# A second yard expansion



## MichaelE (Mar 7, 2018)

I found out the hard way that just because you have more yard space doesn't mean you should fill every last track with a train. I have so many trains for the amount of yard space available that I can't move a train in or out of the yard without a lot of train movements and a lot of hassle.

I had four extra medium radius PECO right hand turnouts I have never used. I decided to see if the diverging leg fit the 24" radius of the outer main line and I lucked out. It was a perfect fit. I cut out a matching section of old track and dropped in the turnout. This will diverge into two separate tracks that will parallel the rest of the yard tracks that can be seen in the short video. The Micro-Engineering flex track is just placed for fitting and to see what radius I'll be dealing with when the rest of the track gets here. 

Of course, subroadbed will also be cut to fit in that corner. 

These tracks will not be filled with a train(s).
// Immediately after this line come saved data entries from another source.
# tingiskhan/pyfilter

Measured on AMD Instinct MI355X. Metric: particle-steps/sec (batch x particles x T), 1M-particle APF, higher is better.
Workload: dtype f32; 1 GPU; apf_lgo_1m: APF + lgo proposal, systematic resampling, N=1048576 particles x B=1 filters per GPU, T=250, state dim 1; parallelism=single GPU

## Files before the change

### pyfilter_amd/csrc/pf_fused.hpp

```cpp
#pragma once

namespace pf {

#define PF_STEP_B blockIdx.x
#define PF_STEP_K blockIdx.y

#ifdef PF_DEVTOOLS
#define PF_CUT(a, n) ((a).debug_cut == (n))
#define PF_STAMP(a, slot)                                                                       \
    do {                                                                                        \
        if ((a).debug_cut < 0 && !(a).finalize_only && PF_STEP_K == (unsigned)(-(a).debug_cut - 1) &&  \
            PF_STEP_B == 0 && threadIdx.x == 0)                                                 \
            (a).dbg[slot] = (unsigned long long)clock64();                                      \
    } while (0)
#else
#define PF_CUT(a, n) false
#ifdef PF_ISA_MARKS
#define PF_STAMP(a, slot) asm volatile("; PF_MARK " #slot)
#else
#define PF_STAMP(a, slot) do { } while (0)
#endif
#endif

template <typename T> struct FusedArgs {
// ... 383 lines not shown
    for (int r = 0; r < g.rounds_per_tile; ++r) {
        const int64_t r0 = base + (int64_t)r * g.round_elems;
        if (r0 >= g.N) break;
        ++rk;
        const int64_t i0 = r0 + threadIdx.x * VEC;
        const bool on = i0 < g.N;
        T rw[VEC];
#pragma unroll
        for (int j = 0; j < VEC; ++j) rw[j] = -Lim<T>::inf();
        if (on) {
            T lw[VEC], xv[D][VEC];
            if (VEC == 1) lw[0] = lw_col[i0]; else load_vec<T, VEC>(lw_col + i0, lw);
#pragma unroll
            for (int d = 0; d < D; ++d) {
                const T* xc = x_base + ((int64_t)d * g.B + b) * g.N + i0;
                if (VEC == 1) xv[d][0] = xc[0]; else load_vec<T, VEC>(xc, xv[d]);
            }
            T pre[VEC];
#pragma unroll
            for (int j = 0; j < VEC; ++j) {
                T xj[D];
#pragma unroll
                for (int d = 0; d < D; ++d) xj[d] = xv[d][j];
                UserMS<T, D> um = UserMS<T, D>::none();
                if (user && pre_on) {
                    um.gather(a.user_loc, a.user_scale, (int64_t)b * g.N, (int64_t)g.B * g.N, i0 + j, a.user_scale_percol != 0, b, g.B);
                    um.euler(xj, a.user_dt);
                }
                pre[j] = pre_on ? pre_weight<T, D>(a.md, a.proposal, cp, cc, xj, false, um) : T(0);
                if (pre_on && is_nan_or_posinf(pre[j])) acc.poison = true;
                rw[j] = pre_on ? sanitize_logw(pre[j] + lw[j]) : lw[j];
            }
            T e_unused[VEC];
            acc.template push_round<VEC>(lw, xv, false, pre, piv, e_unused);
            if (a.resampler == PF_RESAMPLE_MULTINOMIAL) {
                T ev[VEC];
                draw_exponentials<T, VEC>(a.seed + (a.seed_dev ? *a.seed_dev : 0ull), PF_STREAM_MULTINOMIAL, (uint32_t)a.step,
                                          (uint64_t)((int64_t)b * g.N + i0), ev);
#pragma unroll
                for (int j = 0; j < VEC; ++j) acc.es += (double)ev[j];
            }
        }
        chunk_scan_round<T, VEC>(rw, on, l_col + r0, threadIdx.x * VEC, r * PF_NWAVES + (threadIdx.x >> 6), use_lds ? crec : nullptr, ct_tile);
    }
    T M1, M2, F1, F2;
    acc.template finish<true>(a.part_w(a.step), b, k, g.B, g.tiles, false, red, redm, &a.poison[(a.step & 3) * g.B + b], M1, M2, F1, F2, [](T, T) {}, []() {});
    double Mc, Sc;
    finalize_chunk_table<T>(ct_tile, use_lds ? crec : nullptr, rk * PF_NWAVES, reds, redm, Mc, Sc);
    if (threadIdx.x == 0) {
        const int64_t stride = (int64_t)g.B * g.tiles, o = (int64_t)b * g.tiles + k;
        if (pre_on) {
            a.part_w(a.step)[PQ_M2 * stride + o] = Mc;
            a.part_w(a.step)[PQ_S2 * stride + o] = Sc;
        } else {
            a.part_w(a.step)[PQ_S1 * stride + o] = Sc;
        }
    }
    if (g.rounds_per_tile == 1) {
        __syncthreads();
        const int64_t i0 = base + threadIdx.x * VEC;
        if (i0 < g.N) {
            const double* cg = ct_tile + 2 * (threadIdx.x >> 6);
            const double C = cg[0], gq = cg[1];
            T v[VEC];
            if (VEC == 1) v[0] = l_col[i0]; else load_vec<T, VEC>(l_col + i0, v);
#pragma unroll
            for (int j = 0; j < VEC; ++j) v[j] = (T)(C + gq * (double)v[j]);
            if (VEC == 1) l_col[i0] = v[0]; else store_vec<T, VEC>(l_col + i0, v);
        }
    }
}

#define PF_COMBINE_ITERS (PF_MAX_TILES / PF_BLOCK)
template <typename T> __device__ __forceinline__ double pf_rcp_tot(double tot) {
    if constexpr (sizeof(T) == 4) {
        double r = __builtin_amdgcn_rcp(tot);
        r = __builtin_fma(__builtin_fma(-tot, r, 1.0), r, r);
        r = __builtin_fma(__builtin_fma(-tot, r, 1.0), r, r);
        return r;
    }
    return 1.0 / tot;
}
#define PF_PROBE_STEP 8
struct ColSums {
    double M, S, Q;
};
template <bool WITH_Q, int NX> struct ColPartials {
    double m[PF_COMBINE_ITERS], s[PF_COMBINE_ITERS], q[PF_COMBINE_ITERS];
    double x[NX ? NX : 1][PF_COMBINE_ITERS];
};
template <bool WITH_Q, int NX = 0>
__device__ __forceinline__ void load_col_partials(const double* part, int64_t stride, int64_t cb, int tiles, int slot_m,
                                                  int slot_s, int slot_x, ColPartials<WITH_Q, NX>& r) {
    const int IT = (tiles + PF_BLOCK - 1) / PF_BLOCK;
    if constexpr (PF_COMBINE_ITERS == 4 && NX == 0) {
        if (IT == 4 && (tiles & 3) == 0) {
            const int t0 = threadIdx.x * 4;
            if (t0 < tiles) {
                double a2[2], b2[2];
                const double* pm = part + slot_m * stride + cb + t0;
                load_vec<double, 2>(pm, a2); load_vec<double, 2>(pm + 2, b2);
                r.m[0] = a2[0]; r.m[1] = a2[1]; r.m[2] = b2[0]; r.m[3] = b2[1];
                const double* ps = part + slot_s * stride + cb + t0;
                load_vec<double, 2>(ps, a2); load_vec<double, 2>(ps + 2, b2);
                r.s[0] = a2[0]; r.s[1] = a2[1]; r.s[2] = b2[0]; r.s[3] = b2[1];
                if constexpr (WITH_Q) {
                    const double* pq = part + PQ_Q1 * stride + cb + t0;
                    load_vec<double, 2>(pq, a2); load_vec<double, 2>(pq + 2, b2);
                    r.q[0] = a2[0]; r.q[1] = a2[1]; r.q[2] = b2[0]; r.q[3] = b2[1];
                } else {
                    r.q[0] = r.q[1] = r.q[2] = r.q[3] = 0.0;
                }
            } else {
#pragma unroll
                for (int q = 0; q < 4; ++q) { r.m[q] = -__builtin_huge_val(); r.s[q] = 0.0; r.q[q] = 0.0; }
            }
            return;
        }
    }
#pragma unroll
    for (int q = 0; q < PF_COMBINE_ITERS; ++q) {
        const int t = threadIdx.x * IT + q;
        const bool on = q < IT && t < tiles;
        r.m[q] = on ? part[slot_m * stride + cb + t] : -__builtin_huge_val();
        r.s[q] = on ? part[slot_s * stride + cb + t] : 0.0;
        r.q[q] = (WITH_Q && on) ? part[PQ_Q1 * stride + cb + t] : 0.0;
#pragma unroll
        for (int i = 0; i < NX; ++i) r.x[i][q] = on ? part[(slot_x + i) * stride + cb + t] : 0.0;
    }
}
template <typename T, bool WITH_Q, bool TABLE, int NX = 0>
__device__ __forceinline__ ColSums column_sums(const ColPartials<WITH_Q, NX>& in, int tiles, double* ptl, double* ftl,
                                               double* redm, double* reds, double* X = nullptr) {
#pragma clang fp contract(off)
    const int lane = threadIdx.x & 63, wid = threadIdx.x >> 6;
    const int IT = (tiles + PF_BLOCK - 1) / PF_BLOCK;
    const double (&mloc)[PF_COMBINE_ITERS] = in.m;
    const double (&sloc)[PF_COMBINE_ITERS] = in.s;
    const double (&qloc)[PF_COMBINE_ITERS] = in.q;
    const double (&xloc)[NX ? NX : 1][PF_COMBINE_ITERS] = in.x;
    T mymax_t = -Lim<T>::inf();
#pragma unroll
    for (int q = 0; q < PF_COMBINE_ITERS; ++q) mymax_t = (T)mloc[q] > mymax_t ? (T)mloc[q] : mymax_t;
    const double MR = (double)block_max<T>(mymax_t, reinterpret_cast<T*>(redm));
    double incl[PF_COMBINE_ITERS], ef[PF_COMBINE_ITERS], run = 0.0, qs = 0.0;
    double xs[NX ? NX : 1];
#pragma unroll
    for (int i = 0; i < NX; ++i) xs[i] = 0.0;
#pragma unroll
    for (int q = 0; q < PF_COMBINE_ITERS; ++q) {
        ef[q] = exp_diff_t<T>(mloc[q], MR);
        run += sloc[q] * ef[q];
        incl[q] = run;
        if (WITH_Q) qs += qloc[q] * ef[q] * ef[q];
#pragma unroll
        for (int i = 0; i < NX; ++i) xs[i] += xloc[i][q] * ef[q];
    }
    const double incl_w = wave_scan_incl(run, lane);
    const double qw = WITH_Q ? wave_sum(qs) : 0.0;
#pragma unroll
    for (int i = 0; i < NX; ++i) xs[i] = wave_sum(xs[i]);
    __syncthreads();
    if (lane == 63) reds[wid] = incl_w;
    if (WITH_Q && lane == 0) reds[PF_NWAVES + wid] = qw;
    if (NX && lane == 0) {
#pragma unroll
// ... 123 lines not shown
    }
    double mv[2 * D];
    ColPartials<true, 2 * D> p1;
    ColPartials<false, 0> p2;
    load_col_partials<true, 2 * D>(a.part_r(), stride, cb, g.tiles, PQ_M1, PQ_S1, PQ_MX, p1);
    if (two) load_col_partials<false, 0>(a.part_r(), stride, cb, g.tiles, PQ_M2, PQ_S2, 0, p2);
    const ColSums c1 = column_sums<T, true, false, 2 * D>(p1, g.tiles, nullptr, nullptr, redm, red, mv);
    ColSums c2{0.0, 1.0, 0.0};
    if (two) c2 = column_sums<T, false, false>(p2, g.tiles, nullptr, nullptr, redm, red);
    const double lse_w = c1.M + log(c1.S);
    const double ess = c1.S * c1.S / c1.Q;
    bool resample = apf ? obs : (ess < a.thr_abs);
    if (a.finalize_only) resample = false;
    if (threadIdx.x == 0) {
#pragma unroll
        for (int d = 0; d < D; ++d) {
            const double dm = mv[d] / c1.S;
            double var = mv[D + d] / c1.S - dm * dm;
            if (var < 0.0) var = 0.0;
            a.means[((int64_t)step * g.B + b) * D + d] = (T)(piv[d] + dm);
            a.vars[((int64_t)step * g.B + b) * D + d] = (T)var;
        }
        if (step > 0 && !st.ll_done) {
            double ll = 0.0;
            if (st.prev_observed) {
                ll = lse_w - st.base_lse;
                if (poisoned) ll = __builtin_nan("");
            }
            a.poison[pslot * g.B + b] = 0;
            a.ll_steps[(int64_t)(step - 1) * g.B + b] = (T)ll;
            a.ll_total[b] = (T)(ll_tot + ll);
        }
        st.lse_w = lse_w;
        if (!a.finalize_only) st.resample = resample ? 1 : 0;
        st.ll_done = a.finalize_only ? 1 : 0;
        if (!a.finalize_only) {
            st.prev_observed = obs ? 1 : 0;
            st.base_lse = apf ? a.logN - ((c2.M + log(c2.S)) - lse_w) : (resample ? a.logN : lse_w);
        }
        a.stat[b] = st;
    }
}
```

If there are trains on these two new tracks, there will be two other empty tracks in the main yard and vice-versa. This will be a much easier way to change out trains than all of the fenagling I have been doing.


----------



## BigGRacing (Sep 25, 2020)

It will be awesome Michael !


----------



## SF Gal (11 mo ago)

Are you making the shelf wider or just the one feeder track, "on the edge?"


----------



## MichaelE (Mar 7, 2018)

The shelf will be wider. I'm going to add about three inches. The track will run in the area that the signal box and the un-attached track is now occupying. It will curve slightly, following the locomotive shop tracks.

To get as much length out of these two new tracks as possible, I have a Walters 28"/24" radius curved turnout on the way that will split the single track into two tracks very close to the turnout now installed.


----------



## OilValleyRy (Oct 3, 2021)

Might be time to put an addition on the house! Lol


----------



## MichaelE (Mar 7, 2018)

Don't think I haven't thought of moving a wall or two.


----------



## OilValleyRy (Oct 3, 2021)

MichaelE said:


> Don't think I haven't thought of moving a wall or two.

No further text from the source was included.